Dia mengatakan pencalonan Kapolri seharusnya mengikuti mekanisme pencalonan seperti di zaman presiden RI Megawati Soekarno Putri. Kapolri pada saat itu mengajukan tiga nama. Megawati menolak. Kemudian Kapolri mempertimbangkan kembali siapa yang layak menggantikannya. Muncullah nama ketika itu Da'I Bachtiar.
Sekarang ini, tambah Neta, pencalonan Timur dinilainya melecehkan sistem kaderisasi Polri. Dia mengatakan penambahan bintang di pundak jenderal-jenderal Polri tidak karbitan. "Ada mekanismenya," tegas Neta. Dia mengatakan Komisi III Dewan Perwakilan Rakyat harus mengembalikan nama Timur kepada presiden. "Itu jika ingin menghargai kaderisasi di tubuh Polri," tuturnya.

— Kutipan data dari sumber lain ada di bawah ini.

#ifndef SEGGER_FWD_WAVES
#define SEGGER_FWD_WAVES 4
#endif
#ifndef SEGGER_BWD_DST_WAVES
#define SEGGER_BWD_DST_WAVES 3
#endif
#ifndef SEGGER_BWD_SRC_WAVES
// ... 597 lines not shown
        float a_eff = a;
        if constexpr (META != kMetaNone) {
          const bool keep = META == kMetaBits ? (ed[u] & hbit) != 0
                                              : dropout_keep((uint32_t)ed[u], H, h, seed_lo, seed_hi, p.drop_thr);
          da = keep ? da * p.drop_scale : 0.f;
          a_eff = keep ? a * p.drop_scale : 0.f;
        }
        const float de = a * (da - D);
        Sde += de;
        const float nde = -de;
        const f32x2 nde2 = splat(nde);
        f32x2 gx[4];
#pragma unroll
        for (int i = 0; i < 4; ++i) {
          const f32x2 sg = f32x2{sign_mul(nde, nt[i].x), sign_mul(nde, nt[i].y)};
          Pt[i] = pk_fma(nde2, nt[i], Pt[i]);
          Qt[i] = pk_fma(-sg, nt[i], Qt[i]);
          Sg[i] = Sg[i] + sg;
          if constexpr (DIRECT)
            gx[i] = pk_fma(splat(a_eff), g[i], (a1[i] * de + a2[i] * sg) * kLn2);
        }
        if constexpr (DIRECT) {
          if (valid[u] && L.lane_on)
            store_pairs(reinterpret_cast<T*>(gxl_base + (uint64_t)(uint32_t)nbr[u] * ld_gxl), gx);
        }
      }
    };
    if (dropout && p.bits)
      walk_row<GS, WPR, kMetaBits, U>(p.col, p.bits, beg, end, L.lane, L.grp, L.gl, body);
    else if (dropout)
      walk_row<GS, WPR, kMetaEid, U>(p.col, p.eid, beg, end, L.lane, L.grp, L.gl, body);
    else
// ... 3 lines not shown
#pragma unroll
      for (int off = GS; off < 64; off <<= 1) {
        Sde += __shfl_xor(Sde, off, 64);
#pragma unroll
        for (int i = 0; i < 4; ++i) {
          Sg[i].x += __shfl_xor(Sg[i].x, off, 64);
          Sg[i].y += __shfl_xor(Sg[i].y, off, 64);
        }
      }
    }
    if (writer) {
      f32x2 dxr[4];
#pragma unroll
      for (int i = 0; i < 4; ++i) dxr[i] = (a1[i] * Sde + a2[i] * Sg[i]) * kLn2;
      store_pairs(static_cast<T*>(p.gxr) + row * p.ld_gxr + ch0, dxr);
    }
  }

  const float c1 = 0.5f * (1.f + p.slope), c2 = 0.5f * (1.f - p.slope);
  float datt[8], db[8];
#pragma unroll
  for (int i = 0; i < 4; ++i) {
    datt[2 * i] = c1 * Pt[i].x + c2 * Qt[i].x; datt[2 * i + 1] = c1 * Pt[i].y + c2 * Qt[i].y;
    db[2 * i] = dbias[i].x; db[2 * i + 1] = dbias[i].y;
  }
#pragma unroll
  for (int off = GS; off < 64; off <<= 1) {
#pragma unroll
    for (int k = 0; k < 8; ++k) {
      datt[k] += __shfl_xor(datt[k], off, 64);
// ... 7 lines not shown
  __syncthreads();
  for (int i = threadIdx.x; i < 2 * HC; i += 256) {
    const int which = i / HC, c = i % HC;
    p.slab[blk * (2 * HC) + i] = red[0][which][c] + red[1][which][c] + red[2][which][c] + red[3][which][c];
  }
}

template <typename T, int H, int LPH, bool WPR, bool DIRECT>
__global__ __launch_bounds__(256, DIRECT ? 2 : SEGGER_BWD_DST_WAVES) void gatv2_bwd_dst_kernel(GatParams p) {
  gatv2_bwd_dst_body<T, H, LPH, WPR, DIRECT>(p, blockIdx.x);
}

Komjen Timur Pradopo saat ini menjabat Kepala Bagian Pemeliharaan dan Keamanan Mabes Polri. Dirinya juga menjadi calon tunggal Kapolri yang akan menggantikan Jenderal Bambang Hendarso Danuri. Senin kemarin, Timur dilantik dan ditambah pangkatnya dari Inspektur Jenderal menjadi Komisaris Jenderal. Jabatannya sebagai Kapolda Metro Jaya akan dilimpahkan kepada Inspektur Jenderal Sutarman yang kini menjadi Kapolda Jawa Barat.